Lord Sheppard of Liverpool: My Lords, I want to take that fear very seriously and I understand it.

My noble friend the Minister spoke about a culture of collaboration. A cluster of schools sponsored by different faiths and the local authority can be highly creative. Moving out from the secure base of belonging to a school in which their own faith is taught, children can meet others and work out what tolerance and respect mean. Pretending that religious faith is not there will not do that. Clusters can be a significant way of beginning to build some bridges. The Church leaders in Liverpool used to meet—and still do—with our opposite numbers in Belfast and Glasgow twice a year for 24 hours.
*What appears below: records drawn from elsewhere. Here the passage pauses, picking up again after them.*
# JianCao92/speaker-diarization

Hardware: AMD Instinct MI355X
Metric: diarized audio throughput (CD gw/BIC + CL hi/BIC) (higher is better)
Workload: dtype f64

## Files before the change

include/spkd.h:

```cpp
#ifndef SPKD_H
#define SPKD_H

#include <stddef.h>
#include <stdint.h>

#ifdef __cplusplus
extern "C" {
#endif

#define SPKD_ABI_VERSION 2
#define SPKD_DIM 39
#define SPKD_REC 820

typedef enum {
    SPKD_OK = 0,
    SPKD_EINVAL = 1,
    SPKD_EHIP = 2,
    SPKD_ENONFINITE = 3,
    SPKD_EOVERFLOW = 4,
    SPKD_ENOMEM = 5
} spkd_status;

typedef enum { SPKD_BIC = 0, SPKD_GLR = 1, SPKD_KL2 = 2, SPKD_KL2_PINV = 3 } spkd_kind;

// ... 103 lines not shown
    const int32_t *turn;
    const int64_t *frame_b;
    const int64_t *frame_e;
    const int64_t *index;
    const int64_t *d_index;
    const int64_t *redo_line;
    const int64_t *redo_begin;
    const int64_t *redo_end;
} spkd_gw_lines_view;

spkd_status spkd_gw_batch(spkd_ctx *ctx, const float *d_frames, int64_t n_frames,
                          const int64_t *h_turn_begin, const int64_t *h_turn_end, int64_t n_turns,
                          const spkd_cd_params *params, const int64_t *h_ev_off,
                          const double *h_turn_start_s, const double *h_turn_end_s,
                          const int64_t *h_turn_file_off, const int64_t *h_turn_file_len,
                          double *d_seg_stats, int want_index, spkd_gw_lines_view *view);

int64_t spkd_sw_window_count(int64_t turn_len, double winsize, double winstep);
spkd_status spkd_sw(spkd_ctx *ctx, const float *d_frames, int64_t n_frames,
                    const int64_t *h_turn_begin, const int64_t *h_turn_end, int64_t n_turns,
                    const spkd_cd_params *params, const int64_t *h_d_off, double *h_d);

enum { SPKD_AHC_AUTO = 0, SPKD_AHC_MONO = 1, SPKD_AHC_WIDE = 2 };

typedef struct {
    int32_t variant;
    int32_t kind;
    int32_t max_spk;
    int32_t path;
    double lambdac;
    double threshold;
} spkd_ahc_params;

spkd_status spkd_ahc(spkd_ctx *ctx, const double *d_stats, const int64_t *h_seg_off,
                     int64_t n_problems, const spkd_ahc_params *params,
                     int32_t *h_n_merges, int32_t *h_merge_a, int32_t *h_merge_b,
                     double *h_merge_d, double *h_stat_max, double *h_stat_min);

spkd_status spkd_ahc_matrix(spkd_ctx *ctx, const double *d_stats, int64_t n, const spkd_ahc_params *params,
                            const double *d_matrix, double stat_max_in, double stat_min_in,
                            int32_t *h_n_merges, int32_t *h_merge_a, int32_t *h_merge_b,
                            double *h_merge_d, double *h_stat_max, double *h_stat_min);

spkd_status spkd_ahc_fused(spkd_ctx *ctx, const float *d_frames, int64_t n_frames,
                           const double *d_records, int64_t n_records, int64_t *d_line_index,
                           const int64_t *h_seg_off, int64_t n_problems,
// ... 59 lines not shown
```

speaker-diarization_amd/csrc/spkd_cluster.hpp:

```cpp
#pragma once
#include "spkd_device.hpp"
#include "spkd_quad.hpp"
#include "spkd_tri.hpp"
#include "../../include/spkd.h"

namespace spkd {

constexpr double MAXINT_F = 9223372036854775808.0;
constexpr double PEN_UNIT = 39.0 + 0.5 * 39.0 * 40.0;
constexpr int AUX = 3 * DA;
constexpr int ERR_DEGENERATE_MERGE = 2;

__device__ __forceinline__ unsigned long long dkey(double v) {
    unsigned long long b = (unsigned long long)__double_as_longlong(v);
    return (b >> 63) ? ~b : (b | 0x8000000000000000ull);
}
__device__ __forceinline__ double dkey_inv(unsigned long long k) {
    unsigned long long b = (k >> 63) ? (k & 0x7fffffffffffffffull) : ~k;
    return __longlong_as_double((long long)b);
}
template <bool MAXOP>
__device__ __forceinline__ unsigned wave_red_u32(unsigned x) {
    auto op = [](unsigned a, unsigned b) { return MAXOP ? (a > b ? a : b) : (a < b ? a : b); };
    x = op(x, (unsigned)__builtin_amdgcn_update_dpp((int)x, (int)x, 0xB1, 0xf, 0xf, false));
// ... 476 lines not shown
            }
            if (valid && stat_valid(d)) {
                wmax = (wmax != wmax || d > wmax) ? d : wmax;
                wmin = (wmin != wmin || d < wmin) ? d : wmin;
            }
        }
    }
    if (variant == 1 && (kind == SPKD_KL2 ? lane_id() == 0 : L.t == 0)) {
        if (wmax == wmax) atomicMax(stat_max + p, dkey(wmax));
        if (wmin == wmin) atomicMin(stat_min + p, dkey(wmin));
    }
}

constexpr int AHC_WAVES = 8;
constexpr int AHC_TPB = AHC_WAVES * WAVE;

#ifdef SPKD_PROFILE
__device__ unsigned long long g_step_prof[8];
__device__ unsigned long long g_ahc_prof[8];
#endif
constexpr int NO_COL = 0x7fffffff;
constexpr int AHC_MAX_N = 65536;

__device__ __forceinline__ void refresh_rows(const double* __restrict__ Dm, long long N,
                                             const int32_t* __restrict__ al, int32_t* __restrict__ dirty,
                                             double* __restrict__ rmin, int32_t* __restrict__ rarg,
                                             int32_t* __restrict__ rnan, unsigned long long* masks,
                                             int tid, int wave, int lane) {
    const long long n_chunks = (N + WAVE - 1) / WAVE;
    for (long long ch = wave; ch < n_chunks; ch += AHC_WAVES) {
        const long long rl = ch * WAVE + lane;
        const long long rc = rl < N ? rl : N - 1;
        const int fa = al[rc], fd = dirty[rc];
        const unsigned long long mk = __ballot(rl < N && fa && fd);
        if (lane == 0) masks[ch] = mk;
    }
    __syncthreads();
    int ord = 0;
    for (long long ch = 0; ch < n_chunks; ++ch) {
        const long long r0 = ch * WAVE;
        unsigned long long todo = masks[ch];
        while (todo) {
            const int b = __builtin_ctzll(todo);
            todo &= todo - 1;
            if ((ord++ & (AHC_WAVES - 1)) != wave) continue;
            const long long r = r0 + b;
            const double* row = Dm + r * N;
            double mv = __builtin_huge_val();
            int mc = NO_COL, nc = NO_COL;
            for (long long c0 = 0; c0 < N; c0 += 4 * WAVE) {
                double v[4];
                int a[4];
#pragma unroll
                for (int u = 0; u < 4; ++u) {
                    const long long c = c0 + u * WAVE + lane;
                    const long long cc = c < N ? c : N - 1;
                    a[u] = (c < N) ? al[cc] : 0;
                    v[u] = row[cc];
                }
#pragma unroll
                for (int u = 0; u < 4; ++u) {
                    const int c = (int)(c0 + u * WAVE + lane);
                    if (!a[u]) continue;
                    if (v[u] != v[u]) { if (c < nc) nc = c; continue; }
                    if (v[u] < mv || (v[u] == mv && c < mc)) { mv = v[u]; mc = c; }
                }
            }
            {
                unsigned long long okey;
                unsigned oc;
                wave_argmin_key(mc != NO_COL ? dkey(mv) : ~0ull, (unsigned)mc, okey, oc);
                mv = okey != ~0ull ? dkey_inv(okey) : __builtin_huge_val();
                mc = okey != ~0ull ? (int)oc : NO_COL;
                nc = __any(nc != NO_COL) ? (int)wave_red_u32<false>((unsigned)nc) : NO_COL;
            }
            if (lane == 0) { rmin[r] = mv; rarg[r] = mc; rnan[r] = nc; dirty[r] = 0; }
#ifdef SPKD_PROFILE
            if (lane == 0) atomicAdd(&g_ahc_prof[0], 1ull);
#endif
        }
    }
}

template <bool TWO>
__global__ __launch_bounds__(AHC_TPB) void k_ahc(
        double* __restrict__ ex, double* __restrict__ pk, const int64_t* __restrict__ seg_off,
        int variant, int kind, int max_spk, double lambdac, double threshold,
        double* __restrict__ ld, double* __restrict__ aux,
        double* __restrict__ mat, const int64_t* __restrict__ mat_off,
        int32_t* __restrict__ alive, double* __restrict__ tmp,
        double* __restrict__ rmin_all, int32_t* __restrict__ rcache_all,
        int32_t* __restrict__ out_n, int32_t* __restrict__ out_a, int32_t* __restrict__ out_b,
        double* __restrict__ out_d, unsigned long long* stat_max, unsigned long long* stat_min,
        double* __restrict__ final_max, double* __restrict__ final_min, int* err,
        double* pinv_ws) {
    extern __shared__ int32_t ids[];
    __shared__ double ldsA[QREC];
    __shared__ unsigned long long red3[AHC_WAVES][3];
    __shared__ unsigned long long s_masks[AHC_MAX_N / WAVE];
    __shared__ int s_cnt[2];
    __shared__ int s_nids;
    __shared__ int s_next;
    __shared__ double s_tmax[AHC_WAVES];
    const int tid = threadIdx.x, lane = lane_id(), wave = tid >> 6;
    const QuadLane L = quad_lane();
    const int p = blockIdx.x;
    const int64_t off = seg_off[p];
    const long long N = seg_off[p + 1] - off;
    double* Dm = mat + mat_off[p];
    int32_t* al = alive + off;
    double* ldp = ld + off;
    double* tp = tmp + off;
    double* rmin = rmin_all + off;
    int32_t* rarg = rcache_all + 3 * off;
    int32_t* rnan = rarg + N;
    int32_t* dirty = rnan + N;
    for (long long c = tid; c < N; c += AHC_TPB) { al[c] = 1; dirty[c] = 1; }
    __syncthreads();
    long long m = N;
    int n_merges = 0;
    const long long INF_IDX = 0x7fffffffffffffffLL;
    double fmin = 0.0;
#ifdef SPKD_PROFILE
    unsigned long long ahc_acc[5] = {0ull, 0ull, 0ull, 0ull, 0ull}, ahc_t = clock64();
#define AHC_TICK(i) do { const unsigned long long now_ = clock64(); ahc_acc[i] += now_ - ahc_t; ahc_t = now_; } while (0)
#else
#define AHC_TICK(i) ((void)0)
#endif
    while (true) {
        refresh_rows(Dm, N, al, dirty, rmin, rarg, rnan, s_masks, tid, wave, lane);
        __syncthreads();
        AHC_TICK(0);
        unsigned long long kb = ~0ull, ib = ~0ull, inan = ~0ull;
        for (long long r = tid; r < N; r += AHC_TPB) {
            if (!al[r]) continue;
            const double v = rmin[r];
            const int c = rarg[r], nc = rnan[r];
            if (nc != NO_COL) { const unsigned long long l = (unsigned long long)(r * N + nc); inan = l < inan ? l : inan; }
            if (c != NO_COL) {
                const unsigned long long kv = dkey(v);
                if (kv < kb) { kb = kv; ib = (unsigned long long)(r * N + c); }
            }
        }
        {
            const unsigned long long wk = wave_red_u64<false>(kb);
            const unsigned long long wi = wave_red_u64<false>(kb == wk ? ib : ~0ull);
            const unsigned long long wn = __any(inan != ~0ull) ? wave_red_u64<false>(inan) : ~0ull;
            if (lane == 0) { red3[wave][0] = wk; red3[wave][1] = wi; red3[wave][2] = wn; }
        }
        __syncthreads();
        unsigned long long bk = red3[0][0], bi = red3[0][1], bn = red3[0][2];
#pragma unroll
        for (int w = 1; w < AHC_WAVES; ++w) {
            const unsigned long long ok = red3[w][0], oi = red3[w][1], on = red3[w][2];
            const bool t = ok < bk || (ok == bk && oi < bi);
            bk = t ? ok : bk; bi = t ? oi : bi;
            bn = on < bn ? on : bn;
        }
        const bool has_nan = bn != ~0ull;
        const double mind = has_nan ? __builtin_nan("") : (bi != ~0ull ? dkey_inv(bk) : __builtin_huge_val());
        const long long index = has_nan ? (long long)bn : (bi != ~0ull ? (long long)bi : INF_IDX);
        fmin = mind;
        const bool go = (mind <= threshold) || (max_spk > 0 && m > max_spk);
        if (!go) break;
        AHC_TICK(1);
        const long long r0 = index / N, c0 = index - r0 * N;
        if (r0 == c0) {
            if (tid == 0) atomicOr(err, ERR_DEGENERATE_MERGE);
            break;
        }
        const long long sa = r0 < c0 ? r0 : c0, sb = r0 < c0 ? c0 : r0;
        if (tid < 2) s_cnt[tid] = 0;
        if (tid == 0) { s_nids = 1; s_next = 0; }
        __syncthreads();
        {
            int ca = 0, cb = 0;
            for (long long c = tid; c < sb; c += AHC_TPB) {
                if (al[c]) { cb++; if (c < sa) ca++; }
            }
            ca = __builtin_amdgcn_readlane(wave_scan_i32(ca), WAVE - 1);
            cb = __builtin_amdgcn_readlane(wave_scan_i32(cb), WAVE - 1);
            if (lane == 0 && ca) atomicAdd(&s_cnt[0], ca);
            if (lane == 0 && cb) atomicAdd(&s_cnt[1], cb);
        }
        __syncthreads();
        if (tid == 0) {
            const int64_t o = off + n_merges;
            out_a[o] = s_cnt[0]; out_b[o] = s_cnt[1]; out_d[o] = mind;
            al[sb] = 0;
            ids[0] = (int32_t)sa;
        }
        n_merges++;
        m--;
#ifdef SPKD_PROFILE
        if (tid == 0) atomicAdd(&g_ahc_prof[1], 1ull);
#endif
        double* A = ex + (off + sa) * QREC;
        const double* B = ex + (off + sb) * QREC;
        {
            double* Ap = pk + (off + sa) * REC;
            const double* Bp = pk + (off + sb) * REC;
            constexpr int NQ = (QREC + AHC_TPB - 1) / AHC_TPB, NP = (REC + AHC_TPB - 1) / AHC_TPB;
            double qa[NQ], qb[NQ], pa[NP], pb[NP];
#pragma unroll
            for (int u = 0; u < NQ; ++u) {
                const int e = tid + u * AHC_TPB;
                qa[u] = A[e < QREC ? e : 0]; qb[u] = B[e < QREC ? e : 0];
            }
#pragma unroll
            for (int u = 0; u < NP; ++u) {
                const int e = tid + u * AHC_TPB;
                pa[u] = Ap[e < REC ? e : 0]; pb[u] = Bp[e < REC ? e : 0];
            }
#pragma unroll
            for (int u = 0; u < NQ; ++u) {
                const int e = tid + u * AHC_TPB;
                const double v = qa[u] + qb[u];
                if (e < QREC) { A[e] = v; ldsA[e] = v; }
            }
#pragma unroll
            for (int u = 0; u < NP; ++u) {
                const int e = tid + u * AHC_TPB;
                if (e < REC) Ap[e] = pa[u] + pb[u];
            }
        }
        __syncthreads();
        for (long long c0 = 0; c0 < N; c0 += AHC_TPB) {
            const long long c = c0 + tid;
            const bool take = c < N && c != sa && al[c < N ? c : N - 1];
            const unsigned long long mk = __ballot(take);
            int base = 0;
            if (lane == 0 && mk) base = atomicAdd(&s_nids, __popcll(mk));
            base = __shfl(base, 0);
            if (take) ids[base + __popcll(mk & ((1ull << lane) - 1ull))] = (int32_t)c;
        }
        __syncthreads();
        AHC_TICK(2);
        const int nids = s_nids;
        const double nA = ldsA[QREC_COUNT_AT];
        if (kind == SPKD_KL2) {
            if (wave == 0) {
                double a[DA];
                single_rows_from_qr(A, a);
                const double mean_i = a[D] / nA;
                cov_rows(a, nA);
                kl2_aux_from_cov(a, mean_i, aux + (off + sa) * AUX, pinv_ws);
            }
        } else {
            for (;;) {
                int q4 = 0;
                if (lane == 0) q4 = atomicAdd(&s_next, 1);
                const int base = 4 * __builtin_amdgcn_readfirstlane(q4);
                if (base >= nids) break;
                int k = base + L.m;
                const bool valid = k < nids;
                k = valid ? k : nids - 1;
                const int32_t slot = ids[k];
                const double v = quad_pair_det<TWO>(kind, ldsA, nA, A, ex + (off + slot) * QREC, pk + (off + slot) * REC, k == 0, L, err);
                if (valid && L.t == 0) {
                    if (k == 0) ldp[sa] = log(v); else tp[slot] = v;
                }
            }
        }
        __syncthreads();
        AHC_TICK(3);
        double wmax = __builtin_nan(""), wmin = __builtin_nan("");
        const double ldA = ldp[sa];
        for (long long c = tid; c < N; c += AHC_TPB) {
            if (c == sa || !al[c]) continue;
            double d;
            if (kind == SPKD_KL2) {
                const double* a1 = aux + (off + sa) * AUX;
                const double* a2 = aux + (off + c) * AUX;
                double t1 = 0.0, t2 = 0.0;
                for (int i = 0; i < D; ++i) {
                    const float dm = (float)a1[2 * DA + i] - (float)a2[2 * DA + i];
                    const double delta = (double)dm;
                    t1 += (a1[i] - a2[i]) * (a2[DA + i] - a1[DA + i]);
                    t2 += ((a1[DA + i] + a2[DA + i]) * delta) * delta;
                }
                d = 0.5 * t1 + 0.5 * t2;
            } else {
                const double nC = qr_count(ex + (off + c) * QREC);
                d = finish_distance(kind, lambdac, nA, ldA, nC, ldp[c], log(tp[c]));
            }
            Dm[sa * N + c] = d;
            const int ra = rarg[c], rn = rnan[c];
            if (variant == 1) {
                Dm[c * N + sa] = d;
                if (ra == sa || ra == sb || rn == sa || rn == sb) {
                    if (rn != sa && rn != sb && d < rmin[c]) { rmin[c] = d; rarg[c] = (int)sa; }
                    else dirty[c] = 1;
                }
                else if (d != d) { if ((int)sa < rn) rnan[c] = (int)sa; }
                else if (d < rmin[c] || (d == rmin[c] && (int)sa < ra)) { rmin[c] = d; rarg[c] = (int)sa; }
                if (stat_valid(d)) {
                    wmax = (wmax != wmax || d > wmax) ? d : wmax;
                    wmin = (wmin != wmin || d < wmin) ? d : wmin;
                }
            } else {
                if (ra == sb || rn == sb) dirty[c] = 1;
            }
        }
        if (tid == 0) dirty[sa] = 1;
        if (variant == 1) {
            const unsigned long long kmax = wave_red_u64<true>(wmax == wmax ? dkey(wmax) : 0ull);
            const unsigned long long kmin = wave_red_u64<false>(wmin == wmin ? dkey(wmin) : ~0ull);
            if (lane == 0) {
                if (kmax != 0ull) atomicMax(stat_max + p, kmax);
                if (kmin != ~0ull) atomicMin(stat_min + p, kmin);
            }
        }
        __syncthreads();
        AHC_TICK(4);
    }
#ifdef SPKD_PROFILE
    if (tid == 0) for (int i = 0; i < 5; ++i) atomicAdd(&g_ahc_prof[2 + i], ahc_acc[i]);
#endif
    double tmax = -__builtin_huge_val();
    bool anynan = false;
    for (long long r = wave; r < N; r += AHC_WAVES) {
        if (!al[r]) continue;
        const double* row = Dm + r * N;
        for (long long c = lane; c < N; c += WAVE) {
            if (!al[c]) continue;
            const double v = row[c];
            if (v != v) anynan = true; else tmax = v > tmax ? v : tmax;
        }
    }
#pragma unroll
    for (int s = 1; s < WAVE; s <<= 1) {
        const double t2 = __shfl_xor(tmax, s);
        tmax = t2 > tmax ? t2 : tmax;
    }
    anynan = __any(anynan);
    if (lane == 0) s_tmax[wave] = anynan ? __builtin_nan("") : tmax;
    __syncthreads();
    if (tid == 0) {
        double mx = s_tmax[0];
        for (int w = 1; w < AHC_WAVES; ++w) {
            const double x = s_tmax[w];
            if (mx == mx) mx = (x != x) ? x : (x > mx ? x : mx);
        }
        out_n[p] = n_merges;
        final_max[p] = mx;
        final_min[p] = fmin;
    }
}
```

Perhaps 10 years ago, our Belfast colleagues gave us a presentation on the EMU programme—education for mutual understanding—which is required of all schools in Northern Ireland. The Protestant child who was mentioned earlier who did not meet a Roman Catholic from when he was six until the age of 15 would not be able to do that today.

As I dare to mention Northern Ireland, no doubt if we could start all over again we would not start precisely where we are now. The same is true of Bradford. However, programmes such as EMU begin from where we are. Last week I rang Bishop Walsh, the Roman Catholic diocesan bishop in Belfast, to ask whether the programme continues. He said that it does, with enthusiastic support from schools. As we might expect, the links are easier and more successful in the areas where sectarian passions are not the strongest, but even in those areas where it is most difficult, the programme makes a beginning. There are a number of areas in other cities where we need to make a beginning. EMU is part of the required curriculum. It is cross-curricular, appearing especially in history, English, drama and RE. The EMU co-ordinator in each school has to make a report to the governing body every year. The programme insists on links between schools.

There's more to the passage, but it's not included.